Adobe just got hit with a lawsuit that could reshape how tech companies source AI training data. An Oregon author claims the software giant used pirated versions of her books to train its AI models without permission or payment.
The timing couldn’t be worse for Adobe. After years of pushing aggressive AI expansion, the company now faces accusations that mirror problems plaguing the entire tech industry. And this case involves datasets that have already triggered multiple lawsuits against other major players.
The Books3 Problem Strikes Again
Elizabeth Lyon, who writes guidebooks for non-fiction authors, filed the proposed class-action in December 2025. Her claim centers on SlimLM, Adobe’s small language model designed for document tasks on mobile devices.
Here’s where it gets messy. Adobe says SlimLM was trained on SlimPajama-627B, an open-source dataset released by Cerebras in June 2023. But Lyon’s lawsuit argues that SlimPajama contains a processed version of Books3, a notorious collection of 191,000 pirated books.
So the chain goes like this: Books3 fed into RedPajama, which got manipulated into SlimPajama, which then trained Adobe’s AI model. Lyon claims her copyrighted work ended up in that pipeline without consent, credit, or compensation.

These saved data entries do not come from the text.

struct DrSpecs {
    int n;
    vs_dp_spec s[MAXP];
};

// ... 689 lines not shown
            if (!UNI) E::act_bounds(c, alo, ahi);
        } else {
            if (fin) {
                es.count += 1u;
                es.retsum += ret;
                es.lensum += step;
            }
            if (d.log_episodes) append_episode(d, fin, i, ret, step);
            frozen |= done;
            if (!REC && __builtin_amdgcn_ballot_w64(!frozen) == 0ull) break;
        }
#ifdef VS_ABLATE_OBSERVE
        if (REC) { for (int j = 0; j < E::O; ++j) ob[j] = s[j % E::S]; }
#else
        if (REC) E::observe(s, ob);
#endif
    }
    i = VS_COLD(i);
    if (!REC) E::observe(s, ob);
    if (PIPE && d.pipe.obs_on) pipe_obs<E>(d, i, es.epi, step, ob, ob);
#pragma unroll
    for (int j = 0; j < E::S; ++j) d.state[j * ld + i] = s[j];
#pragma unroll
    for (int j = 0; j < E::H; ++j) d.hidden[j * ld + i] = h[j];
#pragma unroll
    for (int j = 0; j < E::O; ++j) d.obs[j * ld + i] = ob[j];
    d.step[i] = step;
    d.ret[i] = ret;
    d.rew[i] = rew;
    d.done[i] = done;
    d.failed[i] = failed;
    if (E::FINAL != FINAL_NONE) d.yielded[i] = yielded;
    d.ep_idx[i] = es.epi;
    d.es_count[i] = es.count;
    d.es_retsum[i] = es.retsum;
    d.es_lensum[i] = es.lensum;
}

template <class E, bool UNI, bool AR, int REC, bool PIPE, bool DRK = false>
__global__ __launch_bounds__(BLOCK) void k_rollout(Task T, Dev d, int k_steps, uint64_t seed, uint64_t reset_seed,
                                                   uint64_t epoch0) {
    rollout_body<E, UNI, AR, REC, PIPE, DRK>(T, d, k_steps, seed, reset_seed, epoch0, (int)blockIdx.x);
}

enum : unsigned { WSF_DONE = 1u, WSF_FAILED = 2u, WSF_FROZEN = 4u, WSF_FIN = 8u };

__device__ __forceinline__ void ws_barrier() {
#ifdef VS_WS_NOSYNC
    return;
#endif
    asm volatile("s_waitcnt lgkmcnt(0)\n\ts_barrier" ::: "memory");
}

constexpr int FNN_MAXH = 4;
constexpr int FNN_W = 64;
constexpr int FNN_XS = 12;
__host__ __device__ constexpr int fnn_waves(int n_hidden) { return n_hidden <= 2 ? 8 : 4; }
enum FnnNonlin { FNN_ID = 0, FNN_TANH = 1, FNN_RELU = 2, FNN_SIGMOID = 3 };
struct Fnn {
    const float* w;
    int n_hidden, in_dim, out_dim;
    int hidden[FNN_MAXH];
    int hid_nonlin[FNN_MAXH], out_nonlin;
    int feat;
    int n_vis;
    int obs_idx[MAXO];
    int ident;
    int noisy;
    float noise_std[MAXA];
    int off_w[FNN_MAXH + 1], off_b[FNN_MAXH + 1];
};

__device__ __forceinline__ float tanh_fast(float x) {
    float t = __builtin_amdgcn_exp2f(-2.885390081777927f * fabsf(x));
    float r = (1.0f - t) * rcp_fast(1.0f + t);
    return copysignf(r, x);
}
__device__ __forceinline__ float fnn_nonlin(int kind, float x) {
    if (kind == FNN_TANH) return tanh_fast(x);
    if (kind == FNN_RELU) return fmaxf(x, 0.f);
    if (kind == FNN_SIGMOID) return rcp_fast(1.0f + __builtin_amdgcn_exp2f(-1.4426950408889634f * x));
    return x;
}

__device__ __forceinline__ float wave_sum_to_lane63(float v) {
#define VS_DPP_ADD(ctrl, rmask)                                                                                             \
    v += __builtin_bit_cast(float, __builtin_amdgcn_update_dpp(0, __builtin_bit_cast(int, v), ctrl, rmask, 0xF, false))
    VS_DPP_ADD(0xB1, 0xF);
    VS_DPP_ADD(0x4E, 0xF);
    VS_DPP_ADD(0x141, 0xF);
    VS_DPP_ADD(0x140, 0xF);
    VS_DPP_ADD(0x142, 0xA);
    VS_DPP_ADD(0x143, 0xC);
#undef VS_DPP_ADD
    return v;
}

__device__ __forceinline__ void wave_lds_fence() {
    __builtin_amdgcn_fence(__ATOMIC_RELEASE, "wavefront");
    __builtin_amdgcn_wave_barrier();
    __builtin_amdgcn_fence(__ATOMIC_ACQUIRE, "wavefront");
}

typedef float fnn_acc __attribute__((ext_vector_type(16)));
template <class E, bool AR, int REC, int NHID, int NE, bool MF = false>
__global__ __launch_bounds__(64 * fnn_waves(NHID)) void k_rollout_fnn(Task T, Dev d, Fnn P, int k_steps, uint64_t reset_seed,
// ... 310 lines not shown
            auto_reset<E, UNI>(T, d, fin, i, reset_seed, c, s, h, step, ret, yielded, es);
            E::act_bounds(c, alo, ahi);
        } else {
            if (fin) {
                es.count += 1u;
                es.retsum += ret;
                es.lensum += step;
            }
            if (d.log_episodes) append_episode(d, fin, i, ret, step);
            frozen |= done;
        }
        E::observe(s, ob);
    }
    if (!envw) return;
#pragma unroll
    for (int j = 0; j < E::S; ++j) d.state[j * ld + i] = s[j];
#pragma unroll
    for (int j = 0; j < E::H; ++j) d.hidden[j * ld + i] = h[j];
#pragma unroll
    for (int j = 0; j < E::O; ++j) d.obs[j * ld + i] = ob[j];
    d.step[i] = step;
    d.ret[i] = ret;
    d.rew[i] = rew;
    d.done[i] = done;
    d.failed[i] = failed;
    if (E::FINAL != FINAL_NONE) d.yielded[i] = yielded;
    d.ep_idx[i] = es.epi;
    d.es_count[i] = es.count;
    d.es_retsum[i] = es.retsum;
    d.es_lensum[i] = es.lensum;
}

Books3 has become a recurring nightmare for AI companies. The dataset keeps appearing in lawsuits because it’s convenient, massive, and completely unauthorized. Tech firms apparently decided copying was easier than licensing.

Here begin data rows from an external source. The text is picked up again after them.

#ifndef W4W_WHATIF
#define W4W_WHATIF 0
#endif
#ifndef W4W_LD_AUX
#define W4W_LD_AUX 0
#endif
#ifndef W4W_TIMING
#define W4W_TIMING 0
#endif

__device__ __forceinline__ void a6v(const f32x4 (&v)[4], f32x4 (&t)[6]) {
    auto fm = [](float k, f32x4 a, f32x4 b) { return pkfma4(k, a, b); };
    const f32x4 z = {0.f, 0.f, 0.f, 0.f};
    const f32x4 ea = fm(A2, v[2], v[0]), oa = fm(A3, v[3], fm(PA, v[1], z));
    const f32x4 eb = fm(B2, v[2], v[0]), ob = fm(B3, v[3], fm(PB, v[1], z));
    t[0] = v[0];
    t[1] = ea + oa;
    t[2] = fm(-1.f, oa, ea);
    t[3] = eb + ob;
    t[4] = fm(-1.f, ob, eb);
// ... 12 lines not shown
#if W4W_TIMING
__device__ unsigned long long *g_w4w_stamps;
#endif

constexpr int XROWB = 1024;
constexpr int XSLOTS = 10;
constexpr int XNU = XSLOTS * XROWB;
constexpr int XBYTES = 6 * XNU;
template <int NB>
struct DCfg {
    static constexpr int DROWB = 1024 * NB;
    static constexpr int DNU = 4 * DROWB;
    static constexpr int DBUF = 6 * DNU;
};

template <bool AFF, int NB>
__global__ __launch_bounds__(256, 1) void wino4_wgrad_kernel(
    const float *__restrict__ x, const float *__restrict__ dy, const float *__restrict__ in_scale,
    const float *__restrict__ in_shift, float *__restrict__ slabs, int N, int H, int W, int Cin, int Cout, int runsW, int npairs,
    int nseg, int seg_steps, int nitems, int nsplit, int ciBlocks, int nblk) {
    constexpr int DROWB = DCfg<NB>::DROWB, DNU = DCfg<NB>::DNU, DBUF = DCfg<NB>::DBUF;
    constexpr int XOFF = 2 * DBUF;
    __shared__ __attribute__((aligned(16))) float lds[(XBYTES + 2 * DBUF) / 4 + (AFF ? 64 : 0)];
    char *ldsb = reinterpret_cast<char *>(lds);
    constexpr int AFFOFF = XBYTES + 2 * DBUF;

    const int tid = threadIdx.x, lane = tid & 63;
    const int wave = __builtin_amdgcn_readfirstlane(tid >> 6);
    const int li = lane & 31, lh = lane >> 5;
#if W4W_TIMING
    unsigned long long *stamps = g_w4w_stamps;
    int tstep = 0;
    auto tstamp = [&](int k) {
        if (blockIdx.x == 8 && tid == 0 && tstep < 12) stamps[tstep * 16 + k] = __builtin_amdgcn_s_memtime();
    };
#else
    auto tstamp = [&](int) {};
#endif
    int split, blk;
    if (32 % nblk == 0 && (int)gridDim.x == 8 * 32) {
// ... 20 lines not shown
    f32x16 acc[9][NB];
#pragma unroll
    for (int s = 0; s < 9; ++s)
#pragma unroll
        for (int cb = 0; cb < NB; ++cb)
#pragma unroll
            for (int r = 0; r < 16; ++r) acc[s][cb][r] = 0.f;

    const int run = wave & 1;
    const int sxr = (wave >> 1) * 2 + lh, sdr = sxr;
    const int st = li >> 3, sq = li & 7;
    if (AFF) {
        if (tid < 32) lds[AFFOFF / 4 + tid] = in_scale[c0 + tid];
        else if (tid < 64) lds[AFFOFF / 4 + tid] = in_shift[c0 + tid - 32];
    }
    const int xrowb = W * Cin * 4, drowb = W * Cout * 4, xpixb = Cin * 4, dpixb = Cout * 4;
    const __amdgpu_buffer_rsrc_t xrs = __builtin_amdgcn_make_buffer_rsrc(const_cast<float *>(x), 0, (int)((size_t)N * H * W * Cin * 4), 0x00020000);
    const __amdgpu_buffer_rsrc_t drs = __builtin_amdgcn_make_buffer_rsrc(const_cast<float *>(dy), 0, (int)((size_t)N * H * W * Cout * 4), 0x00020000);
    int wl[4];
#pragma unroll
    for (int k = 0; k < 4; ++k) wl[k] = (4 * sq + ((k + sq) & 3)) * 32 + ((run ^ ((sq >> 1) & 1)) << 4) + st * 4;

    for (int item = split; item < nitems; item += nsplit) {
        const int seg = item % nseg;
        const int pair = item / nseg;
        const int q = 2 * pair + run;
        const int tW = runsW < 0 ? -runsW : 0;
        bool qok, offL, offR;
        int n, col0;
        if (tW) {
            const int sh = tW == 1 ? 0 : 1;
            n = q * (4 >> sh) + (st >> sh);
            const int tcol = st & (tW - 1);
// ... 43 lines not shown
#pragma unroll
                for (int i = 1; i < 5; ++i) xpx[i] = pkfma4v(xpx[i], xsc, shv);
                xpx[5] = pkfma4v(xpx[5], xsc, offR ? zero : shv);
            }
            bt6v(xpx);
        };
        int wx[4];
        auto x_wr2 = [&](int nu) {
#pragma unroll
            for (int k = 0; k < 4; ++k) {
                *reinterpret_cast<float *>(ldsb + wx[k] + nu * XNU) = xpx[nu][k];
                *reinterpret_cast<float *>(ldsb + wx[k] + (nu + 1) * XNU) = xpx[nu + 1][k];
            }
        };
        f32x4 dpx[NB][4], de, dq;
        const int dlane = qok ? (int)(dbase + (unsigned)sdr * (unsigned)drowb) : (int)0x80000000;
        auto d_load = [&](int trow, int cb0 = 0, int cb1 = NB, int i0 = 0, int i1 = 4) {
            const int srow = __builtin_amdgcn_readfirstlane(4 * trow * drowb);
#pragma unroll
            for (int cb = cb0; cb < cb1; ++cb)
#pragma unroll
                for (int i = i0; i < i1; ++i)
                    dpx[cb][i] = __builtin_bit_cast(f32x4, __builtin_amdgcn_raw_buffer_load_b128(drs, dlane, srow + cb * 128 + i * dpixb, W4W_LD_AUX));
        };
        int wd[4];
        auto d_put2 = [&](int cb, int nu, const f32x4 &v, const f32x4 &v1) {
#pragma unroll
            for (int k = 0; k < 4; ++k) {
                *reinterpret_cast<float *>(ldsb + wd[k] + cb * 1024 + nu * DNU) = v[k];
                *reinterpret_cast<float *>(ldsb + wd[k] + cb * 1024 + (nu + 1) * DNU) = v1[k];
            }
        };
        auto d_part = [&](int cb, int part) {
            auto fm = [](float k, f32x4 a_, f32x4 b_) { return pkfma4(k, a_, b_); };
            const f32x4 z = {0.f, 0.f, 0.f, 0.f};
            const f32x4(&v)[4] = dpx[cb];
            if (part == 0) {
                de = fm(A2, v[2], v[0]);
// ... 17 lines not shown
        for (int k = 0; k < 4; ++k) wx[k] = wl[k] + XOFF + sxr * XROWB;
#pragma unroll
        for (int nu = 0; nu < 6; nu += 2) x_wr2(nu);
        if (sxr < 2) {
            x_load(4 * t0 + 3 + sxr);
            x_prep(4 * t0 + 3 + sxr);
#pragma unroll
            for (int k = 0; k < 4; ++k) wx[k] = wl[k] + XOFF + (4 + sxr) * XROWB;
#pragma unroll
            for (int nu = 0; nu < 6; nu += 2) x_wr2(nu);
        }
#pragma unroll
        for (int k = 0; k < 4; ++k) wd[k] = wl[k] + sdr * DROWB;
#pragma unroll
        for (int cb = 0; cb < NB; ++cb) {
            d_part(cb, 0);
            d_part(cb, 1);
            d_part(cb, 2);
        }
        x_load(4 * (t0 + 1) + 1 + sxr);
        d_load(t0 + 1);
        __syncthreads();

        f32x4 a[9], b[9];
        f32x4 vF[4], vH[4], zH;
        f32x4 cF[6], cP[4], cZ[3];
        auto d_reads_full = [&](int buf_, int cb) {
            const char *dp = ldsb + buf_ * DBUF + cb * 1024 + lx;
#pragma unroll
            for (int i = 0; i < 4; ++i) vF[i] = *reinterpret_cast<const f32x4 *>(dp + nuF * DNU + i * DROWB);
// ... 52 lines not shown
            d_reads_half(buf_, 0);
        };
        auto top_xform = [&]() {
            bt6v2(cF, a[0], a[1], a[2], a[3], a[4], a[5]);
            d_xform_full();
        };
        top_full(std::integral_constant<int, 0>{}, 0);
        top_half(std::integral_constant<int, 0>{}, 0);
        top_xform();
        auto step = [&](auto ROT_, int k) {
            constexpr int rot = decltype(ROT_)::value;
            constexpr std::integral_constant<int, (rot + 4) % XSLOTS> rotn{};
            asm volatile("" : "+s"(k));
            const int buf = k & 1;
            const int gyn = 4 * (t0 + k + 1) + 1 + sxr;
            auto side = [&](int t) {
                const int gy2 = 4 * (t0 + k + 2) + 1 + sxr, tr2 = min(t0 + k + 2, H / 4 - 1);
                if (t == 1) {
                    bt3v(cP, cZ, a[6], a[7], a[8], K2x, KPx);
                    d_xform_half();
                }
                if (NB == 2) {
                    if ((W4W_WHATIF & 2) && t != 1 && t != 8 && t != 10 && t < 14) return;
                    if (t == 2) x_prep(gyn);
                    if (t >= 3 && t <= 5) x_wr2(2 * (t - 3));
                    if (t >= 4 && t <= 6) x_load(gy2, 2 * (t - 4), 2 * (t - 4) + 2);
                    if (t >= 6 && t <= 8) d_part(0, t - 6);
                    if (t == 8) {
                        d_reads_full(buf, 1);
                        d_reads_half(buf, 1);
                    }
                    if (t == 9) d_load(tr2, 0, 1, 0, 2);
                    if (t == 10) {
                        d_xform_half();
                        d_load(tr2, 0, 1, 2, 4);
                    }
                    if (t >= 11 && t <= 13) d_part(1, t - 11);
                    if (t == 14) __syncthreads();
                    if (t == 15) {
                        top_full(rotn, buf ^ 1);
                        d_load(tr2, 1, 2, 0, 2);
                    }
                    if (t == 16) {
                        top_xform();
                        d_load(tr2, 1, 2, 2, 4);
                    }
                    if (t == 17) top_half(rotn, buf ^ 1);
                } else {
                    if (t == 0) x_prep(gyn);
                    if (t >= 1 && t <= 3) x_wr2(2 * (t - 1));
                    if (t >= 2 && t <= 4) x_load(gy2, 2 * (t - 2), 2 * (t - 2) + 2);
                    if (t >= 3 && t <= 5) d_part(0, t - 3);
                    if (t == 5) d_load(tr2);
                    if (t == 6) {
                        __syncthreads();
                        top_full(rotn, buf ^ 1);
                    }
                    if (t == 7) top_xform();
                    if (t == 8) top_half(rotn, buf ^ 1);
                }
            };
            tstamp(0);
            {
                constexpr int base = (rot + 6) % XSLOTS;
                const int soff = ((base + 2 >= XSLOTS && wave >= 2) ? (base - XSLOTS) * XROWB : base * XROWB) + XOFF + sxr * XROWB;
#pragma unroll
// ... 142 lines not shown
using namespace adyolo;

Adobe Joins Growing List of Defendants
Adobe isn’t alone in facing these accusations. The Books3 and RedPajama datasets have triggered a wave of similar lawsuits across Silicon Valley.
Apple got sued in September 2025 over claims it used the same materials to train Apple Intelligence. Salesforce faced nearly identical allegations in October. Meanwhile, Anthropic agreed to pay authors $1.5 billion that same September after being accused of using pirated books for its Claude chatbot.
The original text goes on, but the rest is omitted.